## WORK ITEM
For the material that follows, state how many lines contain the word "import", and add nothing.

*** AVAILABLE RECORDS ***

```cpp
static bool shared_target(const interpol_problem *p) { return p->vol_stride[0] == 0 && p->batch > 1; }
static bool mixed_orders(const KParams &k) { return k.order[0] != k.order[1] || k.order[0] != k.order[2]; }
static bool owner_eligible(const interpol_problem *p, const KParams &k, bool scatter = false)
{
    const bool shared = scatter && shared_target(p);
    if (p->dim != 3 || p->batch > 4096) return false;
    if (!(p->flags & (INTERPOL_FLAG_BINNED_SCATTER | INTERPOL_FLAG_AUTO_SCATTER))) return false;
    if (k.order[0] != k.order[1] || k.order[0] != k.order[2]) {
        for (int d = 0; d < 3; ++d) if (k.order[d] < 1 || k.order[d] > 3) return false;
        if (k.sep != 0) return false;
    } else if (k.order[0] < (scatter ? 1 : 2) || k.order[0] > 3) return false;
    int64_t n = 1, nv = 1, nb = shared ? 1 : p->batch;
    for (int d = 0; d < 3; ++d) {
        n *= p->grid_shape[d]; nv *= p->vol_shape[d];
        nb *= owner::NLO + owner::NHI + (p->vol_shape[d] + 15 + owner::BR - 1) / owner::BR;
        if (p->grid_shape[d] > 0x7fffffff / 4) return false;
    }
    const int64_t nt = owner::tile_count(p);
    if (n < 4096 || nt == 0 || nt * owner::NS * p->batch > 0x7fffffffll || nb > 0x7fffffffll / (shared ? owner::CAPX : owner::CAPD)) return false;
    if ((uint64_t)n * 12ull > 0xffffffffull) return false;
    return (shared ? 8 * n * p->batch : 4 * n) >= nv;
}

int linear_pull_probe(const interpol_problem *p, const KParams &k, const void *grid, void *workspace, hipStream_t st, const int **gate_out, int thr16);
constexpr int NEAREST_THR16 = 24;
static bool nearest_scatter(const KParams &k) { return k.dim == 3 && k.mode == MODE_ISO0 && k.order[0] == 0 && k.order[1] == 0 && k.order[2] == 0; }
static KParams nearest_as_trilinear(const KParams &k)
{
    KParams q = k;
    if (nearest_scatter(k)) { q.order[0] = 1; q.order[1] = 1; q.order[2] = 1; }
    return q;
}

int64_t owner_workspace_bytes(const interpol_problem *p, const KParams &k_in, bool count_only)
{
    const KParams k = nearest_as_trilinear(k_in);
    if (!owner_eligible(p, k, true)) return 0;
    const int nch = count_only ? 1 : k.C + (k.cc ? 1 : 0);
    return owner::layout(k, (int)p->batch, owner::tile_count(p), nch, nullptr, nullptr, 0, shared_target(p));
}

namespace owner {
template <typename T, int IDX = 0>
static int launch_bin(const interpol_problem *p, const KParams &k, const BrickGrid &bg, const Workspace &w, const void *val, const void *grid,
                      void *vol, const int *gate, hipStream_t st, const void *aux = nullptr, const int *all = nullptr,
                      int b0 = 0, int nb = -1)
{
    if (nb < 0) nb = (int)p->batch;
    const int gx = (int)p->grid_shape[0], gy = (int)p->grid_shape[1], gz = (int)p->grid_shape[2];
    const int nty = (gy + TS - 1) / TS, ntz = (gz + TS - 1) / TS;
    const int ntiles = tile_count(p);
    const dim3 tgrid((unsigned)(ntiles * nb));
    if (k.order[0] != k.order[1] || k.order[0] != k.order[2])
        return mix_launch_bin(std::is_same<T, float>::value ? INTERPOL_F32 : (std::is_same<T, bf16_t>::value ? INTERPOL_BF16 : INTERPOL_F16), IDX, k, bg, w,
                              val, grid, vol, gate, aux, all, gx, gy, gz, ntiles, b0, nb, st);
#define IP_OWN_BIN(KK, GM)                                                                                              \
    {                                                                                                                   \
        const int attr = big_lds<own_bin<T, KK, GM, IDX>>(sizeof(BinSmem));                                               \
        if (attr) return attr;                                                                                          \
        hipLaunchKernelGGL((own_bin<T, KK, GM, IDX>), tgrid, dim3(NT1), sizeof(BinSmem), st, k, bg, (const T *)val, (const float *)grid, \
                           (float *)vol, w.ndesc, w.desc, w.rec, w.vals, w.meta, w.bmax, w.nrec, gx, gy, gz, nty, ntz, ntiles, gate, (const T *)aux, all, ntiles * b0); \
    }
#define IP_OWN_BY_GM(KK)                                                                                                \
    { if (k.sep == 0) IP_OWN_BIN(KK, 0) else if (k.sep == 1) IP_OWN_BIN(KK, 1) else if (k.sep == 2) IP_OWN_BIN(KK, 2) else IP_OWN_BIN(KK, 3) }
    if (k.order[0] == 3) IP_OWN_BY_GM(3) else if (k.order[0] == 2) IP_OWN_BY_GM(2) else IP_OWN_BY_GM(1)
#undef IP_OWN_BY_GM
#undef IP_OWN_BIN
    return 0;
}
}

static int chain_counter(int chain, int color)
{
    static const int base[CHAIN_SIDE + 1] = { 16, 8 };
    return color < 8 ? base[chain] + color : 24;
}

int try_owner_push(const interpol_problem *p, const KParams &k_in, const void *val, const void *grid, void *vol,
                   void *workspace, int64_t workspace_bytes, hipStream_t st, const int **gate_out, PendingZero *zf)
{
    using namespace owner;
    const bool nearest = nearest_scatter(k_in);
    const KParams k = nearest_as_trilinear(k_in);
    if (!workspace || !owner_eligible(p, k, true)) return 0;
    const bool count_only = val == nullptr;
    const int nch = count_only ? 1 : k.C + (k.cc ? 1 : 0);
    const int dtype = count_only ? INTERPOL_F32 : p->dtype;
    if (dtype != INTERPOL_F32 && dtype != INTERPOL_BF16 && dtype != INTERPOL_F16) return 0;
    Workspace w;
    if (((uintptr_t)workspace & 255u) != 0) return 0;
    const bool shared = shared_target(p);
    if (layout(k, (int)p->batch, tile_count(p), nch, workspace, &w, 0, shared) > workspace_bytes) return 0;
    BrickGrid bg = brick_grid(k);
    if (shared) { bg.item = 0; bg.capd = CAPX; }
    const bool gated = !(p->flags & INTERPOL_FLAG_BINNED_SCATTER);
    if (nearest && gated && k.sep != 0 && k.sep != 2) return 0;
    const int B = (int)p->batch;
    ChainSet *cs = nullptr;
    if (!shared && B >= 2 && !(p->flags & INTERPOL_FLAG_SERIAL_ITEMS)) {
        hipStreamCaptureStatus cap = hipStreamCaptureStatusNone;
        if (hipStreamIsCapturing(st, &cap) != hipSuccess) { (void)hipGetLastError(); cap = hipStreamCaptureStatusActive; }
        if (cap == hipStreamCaptureStatusNone) cs = chains_acquire();
    }
    bool zero_pending = zf && zf->pending;
    const size_t slice = (size_t)k.vol_sb * 4;
    if (zero_pending && !(cs && zf->ptr == vol && slice * (size_t)B == zf->bytes)) {
        const hipError_t ez = zero_async(zf->ptr, zf->bytes, st);
        if (ez != hipSuccess) { chains_release(cs); return (int)ez; }
        zf->pending = zero_pending = false;
    }
    hipLaunchKernelGGL(own_zero, dim3((unsigned)((64 + 3ll * w.nbricks + 1023) / 1024)), dim3(1024), 0, st, (int *)w.hdr, 64 + 3 * w.nbricks);
    hipError_t e = hipGetLastError();
    if (e != hipSuccess) { chains_release(cs); return (int)e; }
    const int *gate = nullptr;
    if (gated && nearest) {
        const int rp = linear_pull_probe(p, k, grid, w.hdr, st, &gate, NEAREST_THR16);
        if (rp) { chains_release(cs); return rp; }
    } else if (gated) {
        const int gx = (int)p->grid_shape[0], gy = (int)p->grid_shape[1], gz = (int)p->grid_shape[2];
        const int nty = (gy + TS - 1) / TS, ntz = (gz + TS - 1) / TS, ntiles = tile_count(p);
        const long long total = (long long)ntiles * B;
        const dim3 pgrid((unsigned)(total < NPROBE ? total : NPROBE));
#define IP_OWN_PROBE(KK, GM) hipLaunchKernelGGL((own_probe<KK, GM>), pgrid, dim3(NT1), 0, st, k, bg, (const float *)grid, w.hdr, gx, gy, gz, nty, ntz, ntiles, B, nch);
#define IP_OWN_PROBE_GM(KK) { if (k.sep == 0) IP_OWN_PROBE(KK, 0) else if (k.sep == 1) IP_OWN_PROBE(KK, 1) else if (k.sep == 2) IP_OWN_PROBE(KK, 2) else IP_OWN_PROBE(KK, 3) }
        if (k.order[0] == 3 || mixed_orders(k)) IP_OWN_PROBE_GM(3) else if (k.order[0] == 2) IP_OWN_PROBE_GM(2) else IP_OWN_PROBE_GM(1)
#undef IP_OWN_PROBE_GM
#undef IP_OWN_PROBE
        gate = &w.hdr->gate;
    }
    const int nchain = B < CHAIN_SIDE + 1 ? B : CHAIN_SIDE + 1;
    if (cs) {
        bool ok = hipEventRecord(cs->fork, st) == hipSuccess;
        for (int i = 0; i + 1 < nchain && ok; ++i) ok = hipStreamWaitEvent(cs->side[i], cs->fork, 0) == hipSuccess;
        if (!ok) { (void)hipGetLastError(); chains_release(cs); cs = nullptr; }
    }
    if (zero_pending && !cs) {
        const hipError_t ez = zero_async(zf->ptr, zf->bytes, st);
        if (ez != hipSuccess) return (int)ez;
        zf->pending = zero_pending = false;
    }
    const long long want = 2ll * cu_count();
    const bool general = (p->flags & INTERPOL_FLAG_GENERAL_KERNELS) != 0;
    auto enqueue = [&](hipStream_t s, int chain, int b0, int nb) -> int {
        if (zero_pending) {
            const hipError_t ez = zero_async((char *)vol + (size_t)b0 * slice, (size_t)nb * slice, s);
            if (ez != hipSuccess) return (int)ez;
        }
        const int nbin = shared ? B : nb;
        int rc;
        switch (dtype) {
        case INTERPOL_F32: rc = launch_bin<float>(p, k, bg, w, val, grid, vol, gate, s, nullptr, nullptr, b0, nbin); break;
        case INTERPOL_BF16: rc = launch_bin<bf16_t>(p, k, bg, w, val, grid, vol, gate, s, nullptr, nullptr, b0, nbin); break;
        default: rc = launch_bin<f16_t>(p, k, bg, w, val, grid, vol, gate, s, nullptr, nullptr, b0, nbin); break;
        }
        if (rc) return rc;
        for (int color = 0; color < 9; ++color) {
            long long nwork = nb;
            for (int d = 0; d < 3; ++d) nwork *= color_count(color, d, bg);
            if (nwork <= 0) continue;
            const dim3 agrid((unsigned)(nwork < want ? nwork : want));
            int *ctr = (int *)w.hdr + chain_counter(chain, color);
#define IP_OWN_ACC_SH(KK, SH)                                                                                           \
            {                                                                                                           \
                const int attr = big_lds<own_accumulate<KK, false, SH>>(sizeof(AccSmem));                               \
                if (attr) return attr;                                                                                  \
                hipLaunchKernelGGL((own_accumulate<KK, false, SH>), agrid, dim3(NT), sizeof(AccSmem), s, k, bg, (const int *)w.ndesc, \
                                   (const uint2 *)w.desc, (const float4 *)w.rec, (const float *)w.vals, (const unsigned short *)w.meta,  \
                                   (const int *)w.bmax, w.nrec, (float *)vol, nch, color, nb, gate, ctr, b0,           \
                                   (const int *)w.hdr + HDR_SHELL);                                                     \
            }
#define IP_OWN_ACC(KK) { if (color < 8 && !general) IP_OWN_ACC_SH(KK, false) else IP_OWN_ACC_SH(KK, true) }
            if (mixed_orders(k)) { const int rm = mix_launch_acc(k, bg, w, vol, nch, color, b0, nb, gate, ctr, agrid.x, s); if (rm) return rm; }
            else if (k.order[0] == 3) IP_OWN_ACC(3) else if (k.order[0] == 2) IP_OWN_ACC(2)
            else if (nearest) {
                const int attr = big_lds<own_accumulate<1, true>>(sizeof(AccSmem));
                if (attr) return attr;
                hipLaunchKernelGGL((own_accumulate<1, true>), agrid, dim3(NT), sizeof(AccSmem), s, k, bg, (const int *)w.ndesc,
                                   (const uint2 *)w.desc, (const float4 *)w.rec, (const float *)w.vals, (const unsigned short *)w.meta,
                                   (const int *)w.bmax, w.nrec, (float *)vol, nch, color, nb, gate, ctr, b0, (const int *)w.hdr + HDR_SHELL);
            }
            else IP_OWN_ACC(1)
#undef IP_OWN_ACC
#undef IP_OWN_ACC_SH
        }
        const hipError_t el = hipGetLastError();
        return el == hipSuccess ? 0 : (int)el;
    };
    int rc = 0;
    if (!cs) rc = enqueue(st, 0, 0, shared ? 1 : B);
    else {
        for (int c = 1; c <= nchain && rc == 0; ++c) {
            const int ch = c % nchain, b0 = (int)((long long)ch * B / nchain), b1 = (int)((long long)(ch + 1) * B / nchain);
            rc = enqueue(ch ? cs->side[ch - 1] : st, ch, b0, b1 - b0);
        }
        if (zero_pending && rc == 0) zf->pending = false;
        for (int i = 0; i + 1 < nchain; ++i) {
            if (hipEventRecord(cs->join[i], cs->side[i]) == hipSuccess && hipStreamWaitEvent(st, cs->join[i], 0) == hipSuccess) continue;
            (void)hipGetLastError();
            const hipError_t es = hipStreamSynchronize(cs->side[i]);
            if (es != hipSuccess && rc == 0) rc = (int)es;
        }
        chains_release(cs);
    }
    if (rc) return rc;
    if (gate_out) *gate_out = gate;
    return gated ? 2 : 1;
// ... 171 lines not shown
```

### torch-interpol_amd/interpol/_hip.py

```python
import ctypes
import threading
import os

import torch

from .sepgrid import SeparableGrid, AffineGrid, LazyGrid

_PKG_ROOT = os.path.dirname(os.path.dirname(os.path.abspath(__file__)))
LIB_PATH = os.environ.get("INTERPOL_HIP_LIB") or os.path.join(_PKG_ROOT, "lib", "libinterpol_hip.so")

ABI_VERSION = 1
F32, F64, BF16, F16 = 0, 1, 2, 3
FLAG_NO_FASTPATH = 1
FLAG_ACCUMULATE = 2
FLAG_FORCE_TILED = 4
FLAG_SEPARABLE_GRID = 8
FLAG_DISPLACEMENT = 16
FLAG_WITH_COUNT = 32
FLAG_BINNED_SCATTER = 64
FLAG_AUTO_SCATTER = 1 << 24
_ROUTED_2D = (torch.float32, torch.bfloat16, torch.float16)
FLAG_SMALL_TILES = 1 << 25
FLAG_SERIAL_ITEMS = 1 << 26
FLAG_GENERAL_KERNELS = 1 << 27
_POISON_SCRATCH = os.environ.get("INTERPOL_POISON_SCRATCH", "0") not in ("", "0")
_WS_NOCACHE = os.environ.get("INTERPOL_WS_NOCACHE", "0") not in ("", "0")
FLAG_AFFINE_GRID = 128

def _empty(*size, **kw):
    return torch.empty(*size, **kw)


def _scratch(t):
    if _POISON_SCRATCH and t is not None:
        t.view(torch.uint8).fill_(0xff)
    return t


_DTYPE_CODE = {torch.float32: F32, torch.float64: F64, torch.bfloat16: BF16, torch.float16: F16}

SYMBOLS = (
    "interpol_pull", "interpol_push", "interpol_count", "interpol_grad", "interpol_pushgrad",
    "interpol_hess", "interpol_pull_backward", "interpol_push_backward", "interpol_count_backward",
    "interpol_spline_filter", "interpol_spline_filter_to", "interpol_resample_1d", "interpol_resample_1d_gathers", "interpol_pull_labels",
    "interpol_push_bricks", "interpol_push_bricks_workspace", "interpol_host_bound_index", "interpol_host_bound_sign",
    "interpol_host_weight", "interpol_host_weight_f32", "interpol_abi_version",
    "interpol_error_string", "interpol_kernel_name", "interpol_scatter_workspace",
    "interpol_set_handback", "interpol_release_stream", "interpol_has_experiments", "interpol_pull_workspace", "interpol_pull_ws", "interpol_push_backward_ws", "interpol_grad_ws",
    "interpol_affine_backward_workspace", "interpol_pull_backward_affine", "interpol_push_backward_affine",
    "interpol_compose", "interpol_compose_backward_right",
)


class Problem(ctypes.Structure):
    _fields_ = [
        ("abi_version", ctypes.c_int32),
        ("dim", ctypes.c_int32),
        ("dtype", ctypes.c_int32),
        ("grid_dtype", ctypes.c_int32),
        ("extrapolate", ctypes.c_int32),
        ("bound", ctypes.c_int32 * 3),
        ("order", ctypes.c_int32 * 3),
        ("flags", ctypes.c_int32),
        ("batch", ctypes.c_int64),
        ("channels", ctypes.c_int64),
        ("vol_shape", ctypes.c_int64 * 3),
        ("grid_shape", ctypes.c_int64 * 3),
        ("vol_stride", ctypes.c_int64 * 5),
        ("grid_stride", ctypes.c_int64 * 5),
        ("val_stride", ctypes.c_int64 * 7),
    ]


_lib = None
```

*** End of AVAILABLE RECORDS ***

## WRITTEN REPLY
5